If a line in the data below holds the word "wait", copy it.

____

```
struct RelFillArgs {
	int n;
	float org[SNAIL_MAX_BATCH][3];
	uint4 *dst[SNAIL_MAX_BATCH];
};
__global__ __launch_bounds__(256) void k_rel_nodes_multi(const uint4 *__restrict__ pf, int nSlots, RelFillArgs A) {
	const int i = (int)(blockIdx.x * 256 + threadIdx.x);
	if(i >= nSlots) return;
	const uint4 a = pf[(size_t)i * 2], b = pf[(size_t)i * 2 + 1];
	const unsigned in[6] = {a.x, a.y, a.z, a.w, b.x, b.y};
	for(int f = 0; f < A.n; f++) {
		unsigned out[6];
		for(int k = 0; k < 6; k++) out[k] = __float_as_uint(__uint_as_float(in[k]) - A.org[f][k % 3]);
		A.dst[f][(size_t)i * 2] = make_uint4(out[0], out[1], out[2], out[3]);
		A.dst[f][(size_t)i * 2 + 1] = make_uint4(out[4], out[5], b.z, b.w);
	}
}

struct AccountArgs {
	const uint4 *nodes, *tris;
	GenConst g;
	int x0, y0, pw, ph;
	u64 *out;
};
__global__ __launch_bounds__(256) void k_account(AccountArgs A) {
	const int lane = threadIdx.x & 63;
	const int p = (int)blockIdx.x * 4 + (int)(threadIdx.x >> 6);
	if(p >= A.pw * A.ph) return;
	const int px = A.x0 + (p % A.pw) * 16, py = A.y0 + (p / A.pw) * 16;
	const int ty = lane >> 2, k4 = lane & 3;
	const float inf = __builtin_inff();
	unsigned vn = 0, vt = 0, hits = 0;
	for(int l = 0; l < 4; l++) {
		const float xoff = (float)(px + (l >= 2 ? 2 : 0)), yoff = (float)(py - (l >= 2 ? 1 : 0));
		const float tposx = (float)(4 * k4) + xoff, tposy = (float)ty + yoff;
		float pp[3], d[3], id[3];
		for(int c = 0; c < 3; c++) pp[c] = A.g.tright[c] * tposx + (A.g.tup[c] * tposy + A.g.txyz[c][l]);
		const float rs = 1.0f / __builtin_sqrtf(pp[0] * pp[0] + pp[1] * pp[1] + pp[2] * pp[2]);
		for(int c = 0; c < 3; c++) { d[c] = pp[c] * rs; id[c] = 1.0f / (d[c] + 0.00000001f); }
		const int sg[3] = {d[0] < 0.0f, d[1] < 0.0f, d[2] < 0.0f};
		int stack[SNAIL_MAX_DEPTH + 2], sp = 0;
		stack[sp++] = 0;
		float dist = inf;
		while(sp) {
			int cur = stack[--sp];
			for(;;) {
				const uint4 *np = A.nodes + (size_t)cur * 2;
				const uint4 a = np[0], b = np[1];
				const float bmin[3] = {asf(a.x), asf(a.y), asf(a.z)}, bmax[3] = {asf(a.w), asf(b.x), asf(b.y)};
				vn++;
				float lmin = 0.0f, lmax = 0.0f;
				for(int k = 0; k < 3; k++) {
					float l1 = id[k] * (bmin[k] - A.g.org[k]), l2 = id[k] * (bmax[k] - A.g.org[k]);
					float lo = Min<M_EXACT>(l1, l2), hi = Max<M_EXACT>(l1, l2);
					if(k == 0) { lmin = lo; lmax = hi; }
					else { lmin = Max<M_EXACT>(lmin, lo); lmax = Min<M_EXACT>(lmax, hi); }
				}
				if(lmax < 0.0f || lmin > Min<M_EXACT>(lmax, dist)) break;
				if(b.z & 0x80000000u) {
					const int count = (int)b.w, firstTri = (int)(b.z & 0x7fffffffu);
					for(int k = 0; k < count; k++) {
						const Tri t = loadTriVector(A.tris, firstTri + k);
						vt++;
						float tv[3] = {A.g.org[0] - t.a[0], A.g.org[1] - t.a[1], A.g.org[2] - t.a[2]};
						float t0v[3] = {(t.ba[1] * tv[2] - t.ba[2] * tv[1]) * t.it0, (t.ba[2] * tv[0] - t.ba[0] * tv[2]) * t.it0,
										(t.ba[0] * tv[1] - t.ba[1] * tv[0]) * t.it0};
						float t1v[3] = {(tv[1] * t.ca[2] - tv[2] * t.ca[1]) * t.it0, (tv[2] * t.ca[0] - tv[0] * t.ca[2]) * t.it0,
										(tv[0] * t.ca[1] - tv[1] * t.ca[0]) * t.it0};
						const float tmul = -(tv[0] * t.n[0] + tv[1] * t.n[1] + tv[2] * t.n[2]);
						const float det = d[0] * t.n[0] + d[1] * t.n[1] + d[2] * t.n[2];
// ... 27 lines not shown
```

snail_amd/csrc/snail_hip.hip:

```cpp
#include <hip/hip_runtime.h>
#include <hip/hip_ext.h>

#include <cmath>
#include <cstdarg>
#include <cstdio>
#include <algorithm>
#include <cstring>
#include <memory>
#include <mutex>
#include <utility>
#include <vector>

#include "../../include/snail_hip.h"
#include "../../include/snail_instances.h"
#include "../../include/snail_bvh_fast.h"
#include "host_sse.h"
#ifdef SNAIL_DEBUG_API
#include "../../include/snail_hip_debug.h"
#endif

static thread_local char g_err[1024] = "";

void snail_set_error(const char *fmt, ...) {
	va_list ap;
// ... 1471 lines not shown
}

int snail_debug_anyorder(SnailScene *s, const float cam[13], int resx, int resy, int frames, int flags, float *ms_total) {
	if(int rc = checkScene(s, "snail_debug_anyorder")) return rc;
	if(frames <= 0 || !ms_total || useDeep(s)) { snail_set_error("snail_debug_anyorder: bad arguments"); return 1; }
	DeviceGuard guard(s->device);
	dev::PrimaryArgs A;
	memset(&A, 0, sizeof(A));
	A.hostTab = nullptr;
	A.nodes = s->dNodes; A.tris = s->dTris; A.pf = (const uint4 *)s->dPF;
	A.nFrames = 1;
	A.g[0] = makeGen(cam, resx, resy);
	A.resx = resx; A.resy = resy; A.w = resx; A.h = resy;
	A.fastOK = s->fastOK && originSane(cam);
	A.pack = stackPack(s);
	A.pw = (resx + 15) / 16; A.ph = (resy + 15) / 16; A.nPackets = A.pw * A.ph;
	const int nRegions = ((A.pw + 3) / 4) * ((A.ph + 3) / 4);
	const int blocks = ((nRegions + 7) / 8) * 8 * 16;
	A.nBlocks = blocks; A.nSlots = blocks;
	if(blocks + 2 > s->deferCap) { snail_set_error("snail_debug_anyorder: trace one ordinary frame of this size first"); return 1; }
	A.defer = s->dDefer[0];
	hipStream_t st;
	HIP_TRY(hipStreamCreateWithFlags(&st, hipStreamNonBlocking));
	int relWhich = -1;
	if(A.pack && !useDeep(s)) {
		if(int rc = relFor(s, cam, st, &A.rel[0], &relWhich)) return rc;
	}
	hipEvent_t e0, e1;
	HIP_TRY(hipEventCreate(&e0)); HIP_TRY(hipEventCreate(&e1));
	HIP_TRY(hipDeviceSynchronize());
	HIP_TRY(hipEventRecord(e0, st));
	for(int f = 0; f < frames; f++)
		hipExtLaunchKernelGGL(dev::k_primary<false>, dim3(blocks), dim3(64), 0, st, nullptr, nullptr, (unsigned)flags, A);
	HIP_TRY(hipGetLastError());
	HIP_TRY(hipEventRecord(e1, st));
	HIP_TRY(hipStreamSynchronize(st));
	HIP_TRY(hipEventElapsedTime(ms_total, e0, e1));
	(void)hipEventDestroy(e0); (void)hipEventDestroy(e1); (void)hipStreamDestroy(st);
	return 0;
}
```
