struct MfNoX0 {};
template <int MODE, bool OP, bool X0 = false>
__global__ __launch_bounds__(MF_THREADS, 1) void k_mlp_fused(const float* X, const unsigned short* delta, float* x_out,
                                                            const float* __restrict__ ln_u,
                                                            const float* __restrict__ ln_cb,
                                                            const unsigned short* __restrict__ Wt,
                                                            const float* __restrict__ b2,
                                                            unsigned short* __restrict__ C, long M, int F,
                                                            int stagger_ticks, const float* __restrict__ q_u,
                                                            const float* __restrict__ q_cb,
                                                            unsigned short* __restrict__ q_out, int NQ,
                                                            float* x_next, const float* __restrict__ bo, int keep_x_new,
                                                            const std::conditional_t<X0, MfX0, MfNoX0> z) {
  __shared__ __attribute__((aligned(16))) unsigned char lds[MF_LDS];
  constexpr bool QKV = MODE == 1 || MODE == 2, LNQ = MODE == 2, FIN = MODE == 3;
  static_assert(!X0 || (GWW_MF_NORM && GWW_MF_XACC && (MODE == 2 || (MODE == 1 && OP))), "X0: layer 0's two launches; stages in the u table");
  constexpr bool XACC = GWW_MF_XACC && GWW_MF_NORM && GWW_MF_SCHED && OP && (MODE == 1 || MODE == 3);
  constexpr int MF_NST = MF_AHEAD + 1;
  float* lds_cb = reinterpret_cast<float*>(lds + MF_OFF_CB);
  float* lds_u = reinterpret_cast<float*>(lds + MF_OFF_U);
  float* lds_b2 = reinterpret_cast<float*>(lds + MF_OFF_B2);
  float* lds_bo = reinterpret_cast<float*>(lds + MF_OFF_BO);
  float* lds_qcb = reinterpret_cast<float*>(lds + MF_OFF_QCB);
  constexpr int OP_TILES = OP ? 3 * MF_KT : 0;
  typedef __attribute__((address_space(3))) void* lds_ptr;

  const int tid = threadIdx.x, lane = tid & 63, wave = tid >> 6;
  const int r = lane & 31, hh = lane >> 5;
  const long m_base = (long)blockIdx.x * MF_BM + wave * 32;
  unsigned char* slice = lds + MF_OFF_SLICE + wave * MF_SLICE_BYTES;
  unsigned char* const slice0 = slice;
  const int crow = lane >> 3, cchunk = lane & 7;

  const int wave_u = __builtin_amdgcn_readfirstlane(wave);
  const unsigned lane_off = (unsigned)lane * 16u;
  const unsigned lds_base = (unsigned)(unsigned long long)(lds_ptr)lds;
  auto issue_piece_c = [&](int tile, int stage, auto j_c) {
    constexpr int J = decltype(j_c)::value;
    const unsigned dst = lds_base + (unsigned)(stage * MF_TILE + MF_GL * wave_u * 1024);
    if (GWW_MF_EXP & 8) tile &= 7;
    const unsigned short* src = Wt + ((long)tile * (MF_TILE / 2) + MF_GL * wave_u * 512);
    const unsigned lo = lane_off;
    asm volatile("s_mov_b32 m0, %2\n\ts_nop 0\n\tglobal_load_lds_dwordx4 %0, %1 offset:%3"
                 :
                 : "v"(lo), "s"(src), "s"(dst), "n"(J * 1024)
                 : "memory");
  };
  auto issue_piece = [&](int tile, int stage, int j) {
#if GWW_MF_OLDDMA
    const unsigned dst = lds_base + (unsigned)(stage * MF_TILE + (MF_GL * wave_u + j) * 1024);
    const unsigned short* src = Wt + ((long)tile * (MF_TILE / 2) + (MF_GL * wave_u + j) * 512);
    unsigned keep;
    asm volatile("s_mov_b32 %0, m0\n\ts_mov_b32 m0, %3\n\ts_nop 0\n\tglobal_load_lds_dwordx4 %1, %2\n\ts_mov_b32 m0, %0"
                 : "=&s"(keep) : "v"(lane_off), "s"(src), "s"(dst) : "memory");
#else
    if (j == 0) issue_piece_c(tile, stage, std::integral_constant<int, 0>{});
    else if (j == 1) issue_piece_c(tile, stage, std::integral_constant<int, 1>{});
    else if (j == 2) issue_piece_c(tile, stage, std::integral_constant<int, 2>{});
    else issue_piece_c(tile, stage, std::integral_constant<int, 3>{});
#endif
  };
  auto issue = [&](int tile, int stage) {
#pragma unroll
    for (int j = 0; j < MF_GL; ++j) issue_piece(tile, stage, j);
  };

  MSTAMP_DECL
  auto stage_tables = [&]() {
    for (int i = tid; i < F; i += MF_THREADS) {
      lds_cb[i] = GWW_MF_SCHED ? ln_cb[i] * 0.125f : ln_cb[i];
      if (!GWW_MF_NORM) lds_u[i] = ln_u[i];
    }
    if (!GWW_MF_NORM && FIN) __syncthreads();
    if (!LNQ)
      for (int i = tid; i < MF_D; i += MF_THREADS) lds_b2[i] = XACC ? b2[i] + bo[i] : b2[i];
    if (OP)
      for (int i = tid; i < MF_D; i += MF_THREADS) lds_bo[i] = bo[i];
    if (FIN)
      for (int i = tid; i < MF_D; i += MF_THREADS) { lds_u[i] = q_u[i]; lds_u[MF_D + i] = q_cb[i]; }
    if (QKV && GWW_MF_NORM)
      for (int i = tid; i < NQ; i += MF_THREADS) lds_qcb[i] = q_cb[i];
  };
  if constexpr (!XACC) stage_tables();
  if (stagger_ticks > 0 && blockIdx.x < 256) {
    const unsigned long long t0 = __builtin_amdgcn_s_memrealtime();
    const unsigned long long wait = (unsigned long long)((blockIdx.x >> 3) & 15) * stagger_ticks;
    while (__builtin_amdgcn_s_memrealtime() - t0 < wait) __builtin_amdgcn_s_sleep(8);
  }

____

> **Result**:
    const unsigned long long wait = (unsigned long long)((blockIdx.x >> 3) & 15) * stagger_ticks;
    while (__builtin_amdgcn_s_memrealtime() - t0 < wait) __builtin_amdgcn_s_sleep(8);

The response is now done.